(Saved entries)
⁂
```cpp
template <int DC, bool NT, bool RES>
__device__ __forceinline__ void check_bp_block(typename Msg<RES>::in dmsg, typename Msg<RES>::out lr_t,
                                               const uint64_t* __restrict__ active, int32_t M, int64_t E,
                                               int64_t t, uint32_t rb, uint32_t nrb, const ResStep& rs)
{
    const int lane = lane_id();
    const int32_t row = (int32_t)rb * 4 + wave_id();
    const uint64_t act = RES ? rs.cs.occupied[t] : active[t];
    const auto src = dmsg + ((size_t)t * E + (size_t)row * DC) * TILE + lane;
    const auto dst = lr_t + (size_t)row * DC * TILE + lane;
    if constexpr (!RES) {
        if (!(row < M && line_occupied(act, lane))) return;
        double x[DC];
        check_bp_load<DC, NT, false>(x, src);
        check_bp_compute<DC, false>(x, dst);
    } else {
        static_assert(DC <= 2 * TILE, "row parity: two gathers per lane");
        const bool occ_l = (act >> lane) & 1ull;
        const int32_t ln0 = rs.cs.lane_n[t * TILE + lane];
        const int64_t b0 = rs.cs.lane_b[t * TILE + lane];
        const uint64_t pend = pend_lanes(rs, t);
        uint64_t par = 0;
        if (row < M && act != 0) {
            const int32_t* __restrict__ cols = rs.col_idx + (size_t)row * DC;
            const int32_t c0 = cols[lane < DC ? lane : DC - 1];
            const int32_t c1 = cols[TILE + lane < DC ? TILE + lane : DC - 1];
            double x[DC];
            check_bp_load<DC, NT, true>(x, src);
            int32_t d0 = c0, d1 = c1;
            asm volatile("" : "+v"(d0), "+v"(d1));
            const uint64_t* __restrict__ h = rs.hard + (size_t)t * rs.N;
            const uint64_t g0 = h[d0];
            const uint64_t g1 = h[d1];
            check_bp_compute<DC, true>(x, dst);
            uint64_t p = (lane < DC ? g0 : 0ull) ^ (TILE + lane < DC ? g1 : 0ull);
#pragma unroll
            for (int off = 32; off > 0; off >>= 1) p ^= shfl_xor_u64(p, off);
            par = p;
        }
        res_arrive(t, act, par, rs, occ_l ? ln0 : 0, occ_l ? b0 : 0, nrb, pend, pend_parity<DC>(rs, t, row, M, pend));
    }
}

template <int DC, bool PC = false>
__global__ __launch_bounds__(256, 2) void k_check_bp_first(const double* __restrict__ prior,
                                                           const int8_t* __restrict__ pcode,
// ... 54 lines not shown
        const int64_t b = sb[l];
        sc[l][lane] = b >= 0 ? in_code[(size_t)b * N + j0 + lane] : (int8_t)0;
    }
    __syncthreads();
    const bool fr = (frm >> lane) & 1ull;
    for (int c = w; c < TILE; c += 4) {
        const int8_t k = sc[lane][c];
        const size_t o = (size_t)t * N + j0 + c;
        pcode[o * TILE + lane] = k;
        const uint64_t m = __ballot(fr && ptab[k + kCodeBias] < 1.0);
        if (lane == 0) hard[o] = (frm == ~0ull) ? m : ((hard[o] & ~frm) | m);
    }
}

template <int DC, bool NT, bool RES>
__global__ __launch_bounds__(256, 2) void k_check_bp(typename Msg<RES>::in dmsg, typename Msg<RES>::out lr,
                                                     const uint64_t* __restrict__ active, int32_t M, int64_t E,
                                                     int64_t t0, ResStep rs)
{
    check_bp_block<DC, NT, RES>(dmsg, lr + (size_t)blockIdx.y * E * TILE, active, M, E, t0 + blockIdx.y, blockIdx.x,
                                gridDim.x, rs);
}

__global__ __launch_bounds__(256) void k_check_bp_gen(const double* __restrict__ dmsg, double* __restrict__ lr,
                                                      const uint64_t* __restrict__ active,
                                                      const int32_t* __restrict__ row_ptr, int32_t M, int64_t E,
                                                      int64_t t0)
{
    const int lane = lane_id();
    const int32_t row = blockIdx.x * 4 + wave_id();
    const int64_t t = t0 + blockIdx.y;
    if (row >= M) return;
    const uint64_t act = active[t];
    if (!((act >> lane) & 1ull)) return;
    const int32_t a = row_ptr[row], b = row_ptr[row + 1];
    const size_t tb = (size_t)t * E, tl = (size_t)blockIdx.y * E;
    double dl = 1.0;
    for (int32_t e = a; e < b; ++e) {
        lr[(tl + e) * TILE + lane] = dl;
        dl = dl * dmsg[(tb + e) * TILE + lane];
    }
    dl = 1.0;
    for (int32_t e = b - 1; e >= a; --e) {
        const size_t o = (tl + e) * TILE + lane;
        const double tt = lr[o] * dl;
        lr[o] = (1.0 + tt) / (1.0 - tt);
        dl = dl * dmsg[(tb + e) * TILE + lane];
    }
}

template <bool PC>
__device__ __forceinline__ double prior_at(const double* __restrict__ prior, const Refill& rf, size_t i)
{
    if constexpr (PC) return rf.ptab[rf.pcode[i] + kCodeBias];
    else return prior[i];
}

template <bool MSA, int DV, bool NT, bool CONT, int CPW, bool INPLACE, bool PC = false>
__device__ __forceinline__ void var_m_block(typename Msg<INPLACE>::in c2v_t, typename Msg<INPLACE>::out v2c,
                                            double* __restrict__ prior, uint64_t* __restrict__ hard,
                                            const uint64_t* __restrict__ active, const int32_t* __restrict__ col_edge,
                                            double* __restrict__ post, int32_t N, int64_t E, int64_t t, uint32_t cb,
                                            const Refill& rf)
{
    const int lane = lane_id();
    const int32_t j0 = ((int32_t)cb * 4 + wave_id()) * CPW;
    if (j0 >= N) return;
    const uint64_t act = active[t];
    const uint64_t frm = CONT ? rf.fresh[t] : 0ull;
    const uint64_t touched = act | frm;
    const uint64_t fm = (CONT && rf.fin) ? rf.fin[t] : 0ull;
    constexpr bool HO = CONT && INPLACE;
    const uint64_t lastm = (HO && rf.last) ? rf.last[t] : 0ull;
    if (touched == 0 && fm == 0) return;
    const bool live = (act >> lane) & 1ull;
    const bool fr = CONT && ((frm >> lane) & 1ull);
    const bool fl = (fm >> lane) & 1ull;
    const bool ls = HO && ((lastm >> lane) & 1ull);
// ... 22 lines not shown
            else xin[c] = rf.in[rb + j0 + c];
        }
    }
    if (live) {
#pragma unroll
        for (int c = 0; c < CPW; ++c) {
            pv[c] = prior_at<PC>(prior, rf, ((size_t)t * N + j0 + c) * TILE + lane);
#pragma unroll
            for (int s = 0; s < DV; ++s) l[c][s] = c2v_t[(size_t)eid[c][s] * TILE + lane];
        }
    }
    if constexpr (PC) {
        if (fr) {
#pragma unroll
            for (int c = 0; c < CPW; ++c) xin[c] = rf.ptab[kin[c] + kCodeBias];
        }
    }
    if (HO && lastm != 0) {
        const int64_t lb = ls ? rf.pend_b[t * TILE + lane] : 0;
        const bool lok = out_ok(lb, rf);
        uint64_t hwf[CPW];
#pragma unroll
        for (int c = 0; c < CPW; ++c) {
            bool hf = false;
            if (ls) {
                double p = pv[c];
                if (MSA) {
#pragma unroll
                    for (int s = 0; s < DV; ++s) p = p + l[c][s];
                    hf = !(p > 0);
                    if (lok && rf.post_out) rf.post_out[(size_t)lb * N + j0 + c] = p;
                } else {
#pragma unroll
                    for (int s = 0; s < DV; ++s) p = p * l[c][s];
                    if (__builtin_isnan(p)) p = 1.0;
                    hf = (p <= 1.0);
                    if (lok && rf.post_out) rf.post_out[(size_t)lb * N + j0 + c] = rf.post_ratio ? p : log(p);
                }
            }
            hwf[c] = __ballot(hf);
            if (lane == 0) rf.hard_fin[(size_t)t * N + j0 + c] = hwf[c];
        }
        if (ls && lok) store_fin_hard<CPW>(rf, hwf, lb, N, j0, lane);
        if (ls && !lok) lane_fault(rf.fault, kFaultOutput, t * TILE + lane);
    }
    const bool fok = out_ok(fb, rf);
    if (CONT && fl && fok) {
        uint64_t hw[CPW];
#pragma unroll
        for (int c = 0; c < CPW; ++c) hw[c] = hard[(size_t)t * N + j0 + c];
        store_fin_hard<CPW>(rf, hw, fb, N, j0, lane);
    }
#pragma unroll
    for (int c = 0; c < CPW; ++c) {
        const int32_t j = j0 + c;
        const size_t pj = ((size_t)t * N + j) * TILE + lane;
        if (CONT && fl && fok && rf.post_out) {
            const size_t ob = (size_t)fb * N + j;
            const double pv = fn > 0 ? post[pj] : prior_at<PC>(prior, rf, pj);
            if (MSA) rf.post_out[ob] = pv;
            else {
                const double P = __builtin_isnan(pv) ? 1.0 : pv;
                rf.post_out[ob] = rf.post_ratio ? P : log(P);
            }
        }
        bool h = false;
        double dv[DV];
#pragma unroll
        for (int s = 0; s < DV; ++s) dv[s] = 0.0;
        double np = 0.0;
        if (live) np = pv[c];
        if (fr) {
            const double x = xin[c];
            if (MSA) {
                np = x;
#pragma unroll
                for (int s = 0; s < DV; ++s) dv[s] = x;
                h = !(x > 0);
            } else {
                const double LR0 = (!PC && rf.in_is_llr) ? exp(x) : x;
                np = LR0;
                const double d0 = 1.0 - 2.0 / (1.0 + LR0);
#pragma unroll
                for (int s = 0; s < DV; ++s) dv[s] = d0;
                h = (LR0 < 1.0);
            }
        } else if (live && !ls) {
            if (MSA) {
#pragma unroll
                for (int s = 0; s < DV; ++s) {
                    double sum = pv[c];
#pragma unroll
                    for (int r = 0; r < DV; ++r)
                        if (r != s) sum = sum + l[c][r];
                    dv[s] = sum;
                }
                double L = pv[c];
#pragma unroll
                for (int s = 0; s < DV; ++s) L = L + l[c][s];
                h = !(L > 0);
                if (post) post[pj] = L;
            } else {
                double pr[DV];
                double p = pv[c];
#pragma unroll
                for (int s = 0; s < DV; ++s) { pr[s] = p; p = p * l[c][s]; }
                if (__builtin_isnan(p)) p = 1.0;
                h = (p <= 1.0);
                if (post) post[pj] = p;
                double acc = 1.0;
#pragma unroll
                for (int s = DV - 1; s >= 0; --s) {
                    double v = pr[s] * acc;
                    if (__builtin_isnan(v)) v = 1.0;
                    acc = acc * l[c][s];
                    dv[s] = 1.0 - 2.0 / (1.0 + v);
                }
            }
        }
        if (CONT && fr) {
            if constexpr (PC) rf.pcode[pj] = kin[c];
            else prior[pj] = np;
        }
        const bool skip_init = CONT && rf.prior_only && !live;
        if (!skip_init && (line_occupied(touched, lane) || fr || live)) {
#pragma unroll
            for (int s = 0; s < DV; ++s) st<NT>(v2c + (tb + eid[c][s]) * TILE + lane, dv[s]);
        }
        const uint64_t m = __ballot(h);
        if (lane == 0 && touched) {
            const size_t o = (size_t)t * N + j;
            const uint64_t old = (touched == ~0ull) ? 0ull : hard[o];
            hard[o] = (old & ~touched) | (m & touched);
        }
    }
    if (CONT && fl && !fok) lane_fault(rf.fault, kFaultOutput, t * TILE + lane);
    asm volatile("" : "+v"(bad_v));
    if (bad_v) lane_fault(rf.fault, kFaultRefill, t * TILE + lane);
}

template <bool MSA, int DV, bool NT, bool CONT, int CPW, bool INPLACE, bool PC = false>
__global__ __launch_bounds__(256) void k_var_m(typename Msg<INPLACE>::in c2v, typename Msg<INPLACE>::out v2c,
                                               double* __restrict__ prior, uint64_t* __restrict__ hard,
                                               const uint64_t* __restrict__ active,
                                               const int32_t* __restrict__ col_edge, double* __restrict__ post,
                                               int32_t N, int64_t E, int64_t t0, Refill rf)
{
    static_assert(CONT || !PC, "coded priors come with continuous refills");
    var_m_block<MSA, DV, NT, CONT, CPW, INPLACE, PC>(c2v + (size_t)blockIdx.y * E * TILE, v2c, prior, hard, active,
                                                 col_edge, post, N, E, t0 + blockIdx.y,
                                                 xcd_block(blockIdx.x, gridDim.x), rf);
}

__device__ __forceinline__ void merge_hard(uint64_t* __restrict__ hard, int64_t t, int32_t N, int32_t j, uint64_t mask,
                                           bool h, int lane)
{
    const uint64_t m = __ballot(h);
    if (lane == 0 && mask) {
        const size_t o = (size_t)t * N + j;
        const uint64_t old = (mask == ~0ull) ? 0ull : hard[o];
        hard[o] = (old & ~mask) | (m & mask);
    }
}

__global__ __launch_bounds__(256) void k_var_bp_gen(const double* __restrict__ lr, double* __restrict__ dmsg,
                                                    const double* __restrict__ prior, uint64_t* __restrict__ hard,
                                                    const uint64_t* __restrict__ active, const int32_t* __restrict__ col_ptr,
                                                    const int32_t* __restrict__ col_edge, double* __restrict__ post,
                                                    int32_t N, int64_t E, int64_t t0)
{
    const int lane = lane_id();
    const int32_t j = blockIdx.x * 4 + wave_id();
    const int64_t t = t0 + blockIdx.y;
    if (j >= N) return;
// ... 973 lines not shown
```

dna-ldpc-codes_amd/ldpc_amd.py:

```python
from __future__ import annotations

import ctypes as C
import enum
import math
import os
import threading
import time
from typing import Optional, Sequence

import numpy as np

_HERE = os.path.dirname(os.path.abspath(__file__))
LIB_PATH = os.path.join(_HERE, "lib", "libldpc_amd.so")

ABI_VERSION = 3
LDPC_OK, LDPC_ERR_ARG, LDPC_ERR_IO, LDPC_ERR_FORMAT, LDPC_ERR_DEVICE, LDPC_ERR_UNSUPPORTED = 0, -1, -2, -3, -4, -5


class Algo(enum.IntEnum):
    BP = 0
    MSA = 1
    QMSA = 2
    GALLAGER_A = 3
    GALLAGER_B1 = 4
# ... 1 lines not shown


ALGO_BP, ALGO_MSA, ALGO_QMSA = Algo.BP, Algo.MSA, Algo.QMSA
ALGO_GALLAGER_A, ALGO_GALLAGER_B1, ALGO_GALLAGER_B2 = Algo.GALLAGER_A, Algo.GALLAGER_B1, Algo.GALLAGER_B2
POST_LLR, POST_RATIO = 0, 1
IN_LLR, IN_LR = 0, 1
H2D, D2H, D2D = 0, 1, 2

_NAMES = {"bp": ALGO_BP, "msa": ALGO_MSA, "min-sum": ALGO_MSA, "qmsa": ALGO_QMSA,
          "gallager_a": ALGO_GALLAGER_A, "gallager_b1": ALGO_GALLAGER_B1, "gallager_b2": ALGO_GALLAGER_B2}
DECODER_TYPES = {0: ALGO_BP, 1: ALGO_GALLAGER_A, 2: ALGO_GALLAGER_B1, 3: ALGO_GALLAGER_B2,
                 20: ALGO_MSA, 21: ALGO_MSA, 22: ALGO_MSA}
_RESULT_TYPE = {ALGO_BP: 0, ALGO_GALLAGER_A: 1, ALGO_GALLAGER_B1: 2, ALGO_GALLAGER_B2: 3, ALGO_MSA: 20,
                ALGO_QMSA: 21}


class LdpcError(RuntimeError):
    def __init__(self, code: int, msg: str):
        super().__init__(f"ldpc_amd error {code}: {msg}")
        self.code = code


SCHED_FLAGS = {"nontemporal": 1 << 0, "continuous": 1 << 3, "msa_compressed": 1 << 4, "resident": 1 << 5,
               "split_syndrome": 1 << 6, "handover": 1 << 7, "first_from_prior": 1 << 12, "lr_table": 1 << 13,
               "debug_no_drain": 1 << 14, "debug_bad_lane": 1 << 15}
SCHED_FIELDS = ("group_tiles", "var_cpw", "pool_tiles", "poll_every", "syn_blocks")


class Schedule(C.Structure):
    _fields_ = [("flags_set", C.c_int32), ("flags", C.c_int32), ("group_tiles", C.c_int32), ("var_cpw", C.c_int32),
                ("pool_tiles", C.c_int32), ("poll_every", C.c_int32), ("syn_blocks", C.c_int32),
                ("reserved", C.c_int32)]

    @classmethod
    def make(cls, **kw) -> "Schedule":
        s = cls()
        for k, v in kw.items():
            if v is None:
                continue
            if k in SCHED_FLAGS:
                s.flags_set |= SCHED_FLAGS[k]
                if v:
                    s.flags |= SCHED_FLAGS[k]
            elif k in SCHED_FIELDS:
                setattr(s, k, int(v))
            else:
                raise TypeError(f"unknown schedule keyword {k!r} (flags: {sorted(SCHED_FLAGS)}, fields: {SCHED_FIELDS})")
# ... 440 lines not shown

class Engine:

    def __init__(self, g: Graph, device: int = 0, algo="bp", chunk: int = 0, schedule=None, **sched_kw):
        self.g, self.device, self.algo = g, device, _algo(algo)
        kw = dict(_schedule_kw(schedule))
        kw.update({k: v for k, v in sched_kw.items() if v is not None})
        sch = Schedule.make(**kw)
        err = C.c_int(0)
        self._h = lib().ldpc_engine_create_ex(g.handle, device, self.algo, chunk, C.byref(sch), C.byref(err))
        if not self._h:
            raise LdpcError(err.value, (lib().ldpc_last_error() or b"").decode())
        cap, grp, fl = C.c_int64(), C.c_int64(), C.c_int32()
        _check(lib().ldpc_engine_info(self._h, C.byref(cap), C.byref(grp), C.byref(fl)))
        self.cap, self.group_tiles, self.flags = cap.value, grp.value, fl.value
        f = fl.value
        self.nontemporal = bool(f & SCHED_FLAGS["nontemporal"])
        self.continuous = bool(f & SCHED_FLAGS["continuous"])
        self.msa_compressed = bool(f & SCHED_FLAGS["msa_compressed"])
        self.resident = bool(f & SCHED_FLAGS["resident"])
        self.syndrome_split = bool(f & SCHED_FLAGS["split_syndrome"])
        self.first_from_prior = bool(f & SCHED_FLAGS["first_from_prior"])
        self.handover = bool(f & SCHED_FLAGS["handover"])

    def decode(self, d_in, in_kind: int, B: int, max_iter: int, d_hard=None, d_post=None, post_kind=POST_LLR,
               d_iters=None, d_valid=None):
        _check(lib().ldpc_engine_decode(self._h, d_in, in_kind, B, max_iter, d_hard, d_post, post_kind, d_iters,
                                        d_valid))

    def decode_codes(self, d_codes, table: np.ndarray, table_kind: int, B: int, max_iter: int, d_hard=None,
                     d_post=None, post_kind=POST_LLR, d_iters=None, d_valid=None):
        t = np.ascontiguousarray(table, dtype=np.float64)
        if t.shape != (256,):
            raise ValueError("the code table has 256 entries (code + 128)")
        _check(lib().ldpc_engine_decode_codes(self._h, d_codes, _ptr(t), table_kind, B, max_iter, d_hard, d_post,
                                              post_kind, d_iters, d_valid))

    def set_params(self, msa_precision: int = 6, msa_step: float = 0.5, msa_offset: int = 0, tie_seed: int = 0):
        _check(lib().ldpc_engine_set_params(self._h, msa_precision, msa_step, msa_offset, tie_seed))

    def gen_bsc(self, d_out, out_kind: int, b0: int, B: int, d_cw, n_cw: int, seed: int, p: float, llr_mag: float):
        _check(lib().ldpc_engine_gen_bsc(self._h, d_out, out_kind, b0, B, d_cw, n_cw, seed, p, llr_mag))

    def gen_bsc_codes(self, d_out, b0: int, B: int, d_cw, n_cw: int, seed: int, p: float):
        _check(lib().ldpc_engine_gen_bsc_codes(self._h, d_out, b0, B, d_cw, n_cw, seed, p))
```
⁂
» Goal of the exercise:
Return every line above that contains the word "shown".

» Problem solution:
// ... 54 lines not shown
// ... 22 lines not shown
// ... 973 lines not shown
# ... 1 lines not shown
# ... 440 lines not shown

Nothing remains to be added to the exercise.